“He takes good care of you, your brother.”
Has there ever been anyone who wanted to bang his sister more than the dude from White Fire? The answer to that question is no.
I first saw White Fire at an Analog Sunday screening at our local cool kid theatre, the Screenland Armour. We were all taken with its absolutely nonsensical plot, its Fred Williamson, and its utterly bonkers incest vibe, which the back cover of the Arrow Video Blu-ray stunningly describes as “awkward brotherly love.”
Here’s the “plot,” such as it is: The child versions of Bo (Robert Ginty) and his sister Inga (Belinda Mayne) escape from…some bad people in army fatigues during the film’s opening credits. Who exactly they’re escaping from is unclear. Their parents aren’t so lucky, perishing at the hands – or, more accurately, bullets and flame throwers – of the bad guys before the credits roll.
(The IMDb and Letterboxd synopses of the film inexplicably credit these bad guys as “a mysterious stranger,” which is puzzling for a number of reasons, not least because there are a bunch of them.)
Flash forward to the present day, and Bo and Ingrid are diamond thieves, taking advantage of Ingrid’s job at a mine – where they apparently extract diamonds that are already cut and polished – to make off with bags full of the precious stones in order to finance…something, which is also left opaque.
Bo and Ingrid also really, really want to bang, which is made clear in a sequence where they flirt shamelessly while she is starkers after taking a nude midnight swim and before taking another swim because editing? It’s unclear.
Unfortunately, some other people, led by Mirella Banti, who had made her film debut just the year before in Dario Argento’s Tenebre, cotton to their plan and want to be cut in. For some reason that isn’t entirely comprehensible, they end up killing Ingrid, which seems to put the brakes on their scheme, at least until Bo accidentally stumbles across another woman, Olga (Diana Goodman), who is Ingrid’s spitting image.
Against his better judgment, Bo and his business partner cut Olga into the deal, complete with sending her off to get plastic surgery from a doctor who seems to live on the Isle of Lesbos in a house that could’ve come straight out of Suspiria.
The surgery transforms Olga from the spitting image of Ingrid into her exact double – plastic surgery is easy when you just switch actresses! She also falls in love with Bo, in spite of him having the charisma of a turnip, and so he can finally indulge his apparently lifelong fantasy of banging his sister, which isn’t creepy at all, especially when he’s massaging her breast and the film decides to cut to shots of them together as children.

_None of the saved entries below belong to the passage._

__global__ __launch_bounds__(256) void bn_finalize_kernel(DykFinPair pr) {
    const DykBnFinalizeDesc d = pr.d[blockIdx.z];
    const int sub = threadIdx.x & 31;
    const int c = blockIdx.x * (blockDim.x >> 5) + (threadIdx.x >> 5);
    if (c >= d.C) return;
    const double n = (double)d.count;
    const int slots = d.slots > 0 ? d.slots : 1;
    double s1 = 0.0, s2 = 0.0;
    for (int r = sub; r < slots; r += 32) {
        double* st = d.stats + (size_t)r * 2 * d.C;
        s1 += st[c]; s2 += st[d.C + c];
        st[c] = 0.0; st[d.C + c] = 0.0;
    }
#pragma unroll
    for (int o = 16; o > 0; o >>= 1) { s1 += __shfl_xor(s1, o, 64); s2 += __shfl_xor(s2, o, 64); }
    if (sub != 0) return;
    const double mean = s1 / n;
    double var = s2 / n - mean * mean;
    if (var < 0.0) var = 0.0;
    const float rstd = (float)(1.0 / sqrt(var + (double)d.eps));
    const float g = d.gamma ? d.gamma[c] : 1.f, b = d.beta ? d.beta[c] : 0.f;
    const float sc = g * rstd;
    d.scale[c] = sc;
    d.shift[c] = b - (float)mean * sc;
    if (d.save_mean) d.save_mean[c] = (float)mean;
    if (d.save_rstd) d.save_rstd[c] = rstd;
    if (d.running_mean) {
        const double unb = n > 1.0 ? var * n / (n - 1.0) : var;
        d.running_mean[c] = (1.f - d.momentum) * d.running_mean[c] + d.momentum * (float)mean;
        d.running_var[c] = (1.f - d.momentum) * d.running_var[c] + d.momentum * (float)unb;
    }
}

__global__ void bn_fold_kernel(const float* gamma, const float* beta, const float* rm, const float* rv, float eps,
                               float* scale, float* shift, int C) {
    const int c = blockIdx.x * blockDim.x + threadIdx.x;
    if (c >= C) return;
    const float sc = (gamma ? gamma[c] : 1.f) / sqrtf(rv[c] + eps);
    scale[c] = sc;
    shift[c] = (beta ? beta[c] : 0.f) - rm[c] * sc;
}

template <typename T, int ACT>
__global__ __launch_bounds__(256) void bn_act_fwd_kernel(DykEwPair pr, int CVB) {
    const DykEwDesc d = pr.d[blockIdx.z];
    constexpr int EPV = ElemTraits<T>::EPV;
    const int PY = 256 / CVB;
    const int tx = threadIdx.x % CVB, ty = threadIdx.x / CVB;
    const int cv = blockIdx.x * CVB + tx;
    if (cv * EPV >= d.C) return;
    const int c = cv * EPV;
    float sc[EPV], sh[EPV];
#pragma unroll
    for (int j = 0; j < EPV; ++j) { sc[j] = d.p0 ? d.p0[c + j] : 1.f; sh[j] = d.p1 ? d.p1[c + j] : 0.f; }
    const T* __restrict__ a = (const T*)d.a;
    const T* __restrict__ r = (const T*)d.b;
    T* __restrict__ o = (T*)d.out;
    constexpr int U = 4;
    const long chunk = ((d.npix + gridDim.y - 1) / gridDim.y + PY - 1) / PY * PY;
    const long pend = min((long)d.npix, ((long)blockIdx.y + 1) * chunk);
    const long pstep = PY;
    for (long p0 = (long)blockIdx.y * chunk + ty; p0 < pend; p0 += pstep * U) {
        uint4 vx[U], vr[U];
#pragma unroll
        for (int u = 0; u < U; ++u) {
            const long p = p0 + u * pstep;
            if (p < pend) {
                vx[u] = ld_stream16(a + p * d.lda + c);
                if (r) vr[u] = *(const uint4*)(r + p * d.ldb + c);
            }
        }
#pragma unroll
        for (int u = 0; u < U; ++u) {
            const long p = p0 + u * pstep;
            if (p >= pend) break;
            float x[EPV], y[EPV];
            vec_unpack<T>(vx[u], x);
#pragma unroll
            for (int j = 0; j < EPV; ++j) y[j] = act_fwd_c<ACT>(x[j] * sc[j] + sh[j]);
            if (r) {
                float rr[EPV];
                vec_unpack<T>(vr[u], rr);
#pragma unroll
                for (int j = 0; j < EPV; ++j) y[j] += rr[j];
            }
            *(uint4*)(o + p * d.ldo + c) = vec_pack<T>(y);
        }
    }
}

template <typename T, int ACT>
__global__ __launch_bounds__(256) void bn_fused_fwd_kernel(DykFinPair fp, DykEwPair pr, int CVB) {
    const DykBnFinalizeDesc f = fp.d[blockIdx.z];
    const DykEwDesc d = pr.d[blockIdx.z];
    constexpr int EPV = ElemTraits<T>::EPV;
    __shared__ float s_aff[2][256];
    const int PY = 256 / CVB;
    const int tx = threadIdx.x % CVB, ty = threadIdx.x / CVB;
    const int cv = blockIdx.x * CVB + tx;
    {
        const int c_base = blockIdx.x * CVB * EPV;
        const int nch = min(CVB * EPV, d.C - c_base);
        const int slots = f.slots > 0 ? f.slots : 1;
        const size_t rs = (size_t)2 * f.C;
        for (int cl = threadIdx.x; cl < nch; cl += 256) {
            const int c = c_base + cl;
            constexpr int FB = 16;
            double a1[4] = {0.0, 0.0, 0.0, 0.0}, a2[4] = {0.0, 0.0, 0.0, 0.0};
            int r = 0;
            for (; r + FB <= slots; r += FB) {
                double v1[FB], v2[FB];
#pragma unroll
                for (int u = 0; u < FB; ++u) { v1[u] = f.stats[(size_t)(r + u) * rs + c]; v2[u] = f.stats[(size_t)(r + u) * rs + f.C + c]; }
#pragma unroll
                for (int u = 0; u < FB; ++u) { a1[u & 3] += v1[u]; a2[u & 3] += v2[u]; }
            }
            for (; r + 4 <= slots; r += 4) {
#pragma unroll
                for (int u = 0; u < 4; ++u) { a1[u] += f.stats[(size_t)(r + u) * rs + c]; a2[u] += f.stats[(size_t)(r + u) * rs + f.C + c]; }
            }
            for (; r < slots; ++r) { a1[0] += f.stats[(size_t)r * rs + c]; a2[0] += f.stats[(size_t)r * rs + f.C + c]; }
            const double n = (double)f.count;
            const double mean = ((a1[0] + a1[1]) + (a1[2] + a1[3])) / n;
            double var = ((a2[0] + a2[1]) + (a2[2] + a2[3])) / n - mean * mean;
            if (var < 0.0) var = 0.0;
            const float rstd = (float)(1.0 / sqrt(var + (double)f.eps));
            const float g = f.gamma ? f.gamma[c] : 1.f, b = f.beta ? f.beta[c] : 0.f;
            const float sc = g * rstd, sh = b - (float)mean * sc;
            s_aff[0][cl] = sc;
            s_aff[1][cl] = sh;
            if (blockIdx.y == 0) {
                f.scale[c] = sc;
                f.shift[c] = sh;
                if (f.save_mean) f.save_mean[c] = (float)mean;
                if (f.save_rstd) f.save_rstd[c] = rstd;
                if (f.running_mean) {
                    const double unb = n > 1.0 ? var * n / (n - 1.0) : var;
                    f.running_mean[c] = (1.f - f.momentum) * f.running_mean[c] + f.momentum * (float)mean;
                    f.running_var[c] = (1.f - f.momentum) * f.running_var[c] + f.momentum * (float)unb;
                }
            }
        }
        __syncthreads();
    }
    if (cv * EPV >= d.C) return;
    const int c = cv * EPV;
    float sc[EPV], sh[EPV];
#pragma unroll
    for (int j = 0; j < EPV; ++j) { sc[j] = s_aff[0][tx * EPV + j]; sh[j] = s_aff[1][tx * EPV + j]; }
    const T* __restrict__ a = (const T*)d.a;
    const T* __restrict__ r = (const T*)d.b;
    T* __restrict__ o = (T*)d.out;
    constexpr int U = 4;
    const long chunk = ((d.npix + gridDim.y - 1) / gridDim.y + PY - 1) / PY * PY;
    const long pend = min((long)d.npix, ((long)blockIdx.y + 1) * chunk);
    const long pstep = PY;
    for (long p0 = (long)blockIdx.y * chunk + ty; p0 < pend; p0 += pstep * U) {
        uint4 vx[U], vr[U];
#pragma unroll
        for (int u = 0; u < U; ++u) {
            const long p = p0 + u * pstep;
            if (p < pend) {
                vx[u] = ld_stream16(a + p * d.lda + c);
                if (r) vr[u] = *(const uint4*)(r + p * d.ldb + c);
            }
        }
#pragma unroll
        for (int u = 0; u < U; ++u) {
            const long p = p0 + u * pstep;
            if (p >= pend) break;
            float x[EPV], y[EPV];
            vec_unpack<T>(vx[u], x);
#pragma unroll
            for (int j = 0; j < EPV; ++j) y[j] = act_fwd_c<ACT>(x[j] * sc[j] + sh[j]);
            if (r) {
                float rr[EPV];
                vec_unpack<T>(vr[u], rr);
#pragma unroll
                for (int j = 0; j < EPV; ++j) y[j] += rr[j];
            }
            *(uint4*)(o + p * d.ldo + c) = vec_pack<T>(y);
        }
    }
}
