template <typename T, int VEC, int R, int WAVES, bool SCATTER = false>
__global__ __launch_bounds__(WAVES * kWave, SCATTER ? DRTK_ONEPASS_WAVES : 1) void edge_dots_kernel(
    const T* __restrict__ img, const T* __restrict__ grad_output, const int32_t* __restrict__ index_img, int C,
    int H, int W, int strips_x, T* __restrict__ gdx, T* __restrict__ gdy, int strip, T* __restrict__ zero_out,
    int64_t zero_count, PairArgs<T> pairs) {
  static_assert(!SCATTER || (VEC == 4 && 8 * R <= 32 && sizeof(T) == 4), "the pair phase works on four-pixel lanes of float; its flags are one register");
  if (zero_out) {
    const int64_t step = int64_t(gridDim.x) * gridDim.y * blockDim.x;
    for (int64_t i = (int64_t(blockIdx.y) * gridDim.x + blockIdx.x) * blockDim.x + threadIdx.x; i < zero_count; i += step) zero_out[i] = T(0);
  }
  const int64_t HW = int64_t(H) * W;
  const int n = blockIdx.y;
  const int tile = tile_index(strip);
  const int by = tile / strips_x, sx = tile - by * strips_x;
  const int lane = threadIdx.x & (kWave - 1);
  const int y0 = (by * WAVES + threadIdx.x / kWave) * R;
  if (y0 >= H) return;
  const int x = (sx * (kWave - 1) + lane) * VEC;
  const T* img_n = img + int64_t(n) * C * HW;
  const T* go_n = grad_output + int64_t(n) * C * HW;

  bool any_fg = false;
  uint32_t flags = 0;
  {
    const int32_t* idx_n = index_img + int64_t(n) * HW;
    int32_t above[4] = {-1, -1, -1, -1};
#pragma unroll
    for (int r = 0; r <= R; ++r) {
      const int y = y0 + r;
      if (y < H) {
        bool fg = false;
        int32_t first = -1, last = -1;
        int32_t cur[4] = {-1, -1, -1, -1};
        if (x < W) {
          if constexpr (VEC == 4) {
            Quad<int32_t> q;
            if (x + 4 <= W) {
              q = *reinterpret_cast<const Quad<int32_t>*>(idx_n + int64_t(y) * W + x);
            } else {
              const int32_t* rp = idx_n + int64_t(y) * W + x;
              q.x = rp[0], q.y = x + 1 < W ? rp[1] : -1, q.z = x + 2 < W ? rp[2] : -1, q.w = -1;
            }
            fg = (q.x & q.y & q.z & q.w) != -1;
            first = q.x, last = q.w;
            cur[0] = q.x, cur[1] = q.y, cur[2] = q.z, cur[3] = q.w;
          } else {
            first = last = idx_n[int64_t(y) * W + x];
            fg = first != -1;
          }
        }
        int32_t left = __shfl_up(last, 1), right = __shfl_down(first, 1);
        if (lane == 0) left = (x >= 1 && x < W) ? idx_n[int64_t(y) * W + x - 1] : -1;
        if (lane == kWave - 1) right = (x + VEC < W) ? idx_n[int64_t(y) * W + x + VEC] : -1;
        any_fg = any_fg || fg || left != -1 || right != -1;
        if constexpr (SCATTER) {
#pragma unroll
          for (int j = 0; j < 4; ++j) {
            const bool in_x = lane != kWave - 1 && x + j < W - 1;
            if (r > 0 && in_x && above[j] != cur[j]) flags |= 1u << (4 * R + 4 * (r - 1) + j);
            const int32_t nr = j < 3 ? cur[(j + 1) & 3] : right;
            if (r < R && in_x && y < H - 1 && cur[j] != nr) flags |= 1u << (4 * r + j);
            above[j] = cur[j];
          }
        }
      }
    }
  }
  bool load_any = any_fg;
  if constexpr (SCATTER) {
    if (__ballot(flags != 0) == 0) return;
    uint32_t h3 = 0;
#pragma unroll
    for (int r = 0; r < R; ++r) h3 |= flags & (8u << (4 * r));
    const int left_h3 = __shfl_up(static_cast<int>(h3), 1);
    load_any = flags != 0 || (lane > 0 && left_h3 != 0);
  } else {
    if (__ballot(any_fg) == 0) return;
  }
  const bool x_ok = x < W && load_any;

  T ax[R][VEC], ay[R][VEC];
#pragma unroll
  for (int r = 0; r < R; ++r)
#pragma unroll
    for (int j = 0; j < VEC; ++j) ax[r][j] = ay[r][j] = T(0);

  for (int c = 0; c < C; ++c) {
    const T* ip = img_n + int64_t(c) * HW;
    const T* gp = go_n + int64_t(c) * HW;
    Row<T, VEC> ri[R + 1], rg[R + 1];
#pragma unroll
    for (int r = 0; r <= R; ++r) {
      const bool y_ok = (y0 + r) < H;
      ri[r] = load_row<T, VEC>(ip, int64_t(y0 + r) * W, x, W, x_ok && y_ok, lane);
      rg[r] = load_row<T, VEC>(gp, int64_t(y0 + r) * W, x, W, x_ok && y_ok, lane);
    }
#pragma unroll
    for (int r = 0; r < R; ++r) {
#pragma unroll
      for (int j = 0; j < VEC; ++j) {
        const T inext = (j + 1 < VEC) ? ri[r].v[(j + 1) % VEC] : ri[r].next;
        const T gnext = (j + 1 < VEC) ? rg[r].v[(j + 1) % VEC] : rg[r].next;
        ax[r][j] += (inext - ri[r].v[j]) * (T(0.5) * (gnext + rg[r].v[j]));
        ay[r][j] += (ri[r + 1].v[j] - ri[r].v[j]) * (T(0.5) * (rg[r + 1].v[j] + rg[r].v[j]));
      }
    }
  }
  if constexpr (SCATTER) {
    constexpr int kSlots = DRTK_EDGE_SLOTS;
    constexpr int kCap = kOnepassCap;
    __shared__ uint2 s_list[WAVES][kCap];
    __shared__ int32_t t_keys[WAVES][kSlots];
    __shared__ TableAcc t_vals[WAVES][kSlots * 4];
    const int wave = threadIdx.x / kWave;
    const int32_t* idx_n = index_img + int64_t(n) * HW;
    const T* v_n = pairs.v_pix + int64_t(n) * pairs.V * 3;
    const int32_t* vi_n = pairs.vi + int64_t(n) * pairs.vi_sN;
    const T* bary_n = pairs.bary_img + int64_t(n) * 3 * HW;
    T* grad_n = pairs.grad_v_pix + int64_t(n) * pairs.V * 3;
    const int strip_x0 = sx * (kWave - 1) * VEC;

    table_init<kSlots>(t_keys[wave]);
    for (int i = lane; i < kSlots * 4; i += kWave) t_vals[wave][i] = 0;

    const unsigned long long lt = (1ull << lane) - 1ull;
    int grand = 0;
#pragma unroll
    for (int g = 0; g < 2 * R; ++g) {
      int t;
      prefix4(__popc((flags >> (4 * g)) & 15u), lt, t);
      grand += t;
    }
    if (grand <= kCap) {
      int n_h = 0, n_all = 0;
#pragma unroll
      for (int axis = 0; axis < 2; ++axis) {
#pragma unroll
        for (int r = 0; r < R; ++r) {
          const uint32_t f = (flags >> (4 * R * axis + 4 * r)) & 15u;
          int t;
          int pos = n_all + prefix4(__popc(f), lt, t);
          n_all += t;
#pragma unroll
          for (int j = 0; j < 4; ++j) {
            if (f & (1u << j)) s_list[wave][pos++] = make_uint2((r << 8) | (lane * 4 + j), __builtin_bit_cast(uint32_t, axis == 0 ? ax[r][j] : ay[r][j]));
          }
        }
        if (axis == 0) n_h = n_all;
      }
      wave_lds_sync();

      for (int axis = 0; axis < 2; ++axis) {
        const int l_begin = axis == 0 ? 0 : n_h, l_end = axis == 0 ? n_h : n_all;
        for (int t0 = l_begin; t0 < l_end; t0 += kWave) {
          const int t = t0 + lane;
          const bool act = t < l_end;
          int px = 0, y = 0;
          T term = T(0);
          if (act) {
            const uint2 entry = s_list[wave][t];
            y = y0 + static_cast<int>(entry.x >> 8);
            px = strip_x0 + static_cast<int>(entry.x & 255u);
            term = __builtin_bit_cast(float, entry.y);
          }
          if (axis == 0) {
            scatter_pair_round<T, 0, kSlots>(act, px, y, term, idx_n, v_n, vi_n, bary_n, HW, W, pairs.M, t_keys[wave], t_vals[wave], grad_n);
          } else {
            scatter_pair_round<T, 1, kSlots>(act, px, y, term, idx_n, v_n, vi_n, bary_n, HW, W, pairs.M, t_keys[wave], t_vals[wave], grad_n);
          }
        }
      }
    } else {
      static_assert(2 * kCap >= kWave * 8 * R, "the list's storage must hold a strip's terms");
      uint32_t* s_terms = reinterpret_cast<uint32_t*>(s_list[wave]);
#pragma unroll
      for (int q = 0; q < 4 * R; ++q) {
        s_terms[q * kWave + lane] = __builtin_bit_cast(uint32_t, ax[q / 4][q % 4]);
        s_terms[(4 * R + q) * kWave + lane] = __builtin_bit_cast(uint32_t, ay[q / 4][q % 4]);
      }
      wave_lds_sync();
      for (int axis = 0; axis < 2; ++axis) {
#pragma unroll 1
        for (int k = 0; k < 4 * R; ++k) {
          const bool act = (flags >> (4 * R * axis + k)) & 1u;
          if (__ballot(act) == 0) continue;
          const T term = __builtin_bit_cast(float, s_terms[(4 * R * axis + k) * kWave + lane]);
          if (axis == 0) {
            scatter_pair_round<T, 0, kSlots>(act, x + (k & 3), y0 + (k >> 2), term, idx_n, v_n, vi_n, bary_n, HW, W, pairs.M, t_keys[wave], t_vals[wave], grad_n);
          } else {
            scatter_pair_round<T, 1, kSlots>(act, x + (k & 3), y0 + (k >> 2), term, idx_n, v_n, vi_n, bary_n, HW, W, pairs.M, t_keys[wave], t_vals[wave], grad_n);
          }
        }
      }
    }
    wave_lds_sync();
    table_flush<T, TableAcc, kSlots>(t_keys[wave], t_vals[wave], 4, 3, grad_n, 3, 0);
    return;
  }
  if (!x_ok || lane == kWave - 1) return;
  T* ox = gdx + int64_t(n) * HW;
  T* oy = gdy + int64_t(n) * HW;
#pragma unroll
  for (int r = 0; r < R; ++r) {
    const int y = y0 + r;
    if (y >= H) break;
    const int64_t o = int64_t(y) * W + x;
    if constexpr (VEC == 4) {
      if (x + 4 <= W) {
        *reinterpret_cast<Quad<T>*>(ox + o) = Quad<T>{ax[r][0], ax[r][1], ax[r][2], ax[r][3]};
        *reinterpret_cast<Quad<T>*>(oy + o) = Quad<T>{ay[r][0], ay[r][1], ay[r][2], ay[r][3]};
      } else {
#pragma unroll
        for (int j = 0; j < 4; ++j)
          if (x + j < W) ox[o + j] = ax[r][j], oy[o + j] = ay[r][j];
      }
    } else {
      ox[o] = ax[r][0];
      oy[o] = ay[r][0];
    }
  }
}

If all of that sounds confusing, I haven’t even introduced half the film’s characters yet. For one thing, Fred Williamson hasn’t shown up, nor has the eponymous White Fire, a diamond that’s “been there for a million years” and is so big and diamond-y that it is actually radioactive, burning anyone who touches it, which is exactly how radiation works, as we all know.
(There’s a scene late in the film where everyone is standing around the White Fire staring at it, and I quipped aloud, in my own living room, “Radiation only works when you touch it, right?”)
Fred Williamson plays Noah Barclay, an enforcer for a crime boss (I think?) who is after Olga for reasons that are never made entirely explicit. “We misplaced some baggage,” he tells Bo, at one point. After he finally pops up halfway through the film, Williamson steals the show by lounging around in whatever room he happens to be in, effortlessly having more charisma than the rest of the cast combined.
There are plenty of double-crosses and people who we aren’t sure who are getting killed, sometimes offscreen. A guy gets a table saw to the crotch. There’s a fight on the docks involving a chainsaw, which got immortalized on the movie’s suitably bombastic VHS cover art (which is also on the reverse sleeve of the Arrow Blu).
There’s gratuitous nudity, like the topless woman sunbathing on a speedboat that our heroes commandeer at one point. There are lots of people standing around, talking about what the plan is, and lots of shots that remind us that we’re in Istambul (sic), Turkey.
Naturally, there’s also a theme song, performed by the band Limelight, which the film makes…extensive use of. The band also recorded another song for the film, “One Day at a Time,” which acts as the film’s (brotherly) love theme and also the theme for any scene that’s too slow, sad, or morose for the “White Fire” theme.
The main theme says “White Fire” a lot, and each time it says it, it gets repeated as “White Fi-ya!” Which means that every time anyone else in the movie says “White Fire” – which they do, constantly – your brain fills in a chorus of “White Fi-ya!” You just can’t help it.
And you’ll be doing it a lot, because there might be no movie I have ever seen that says its own title more often than this one does.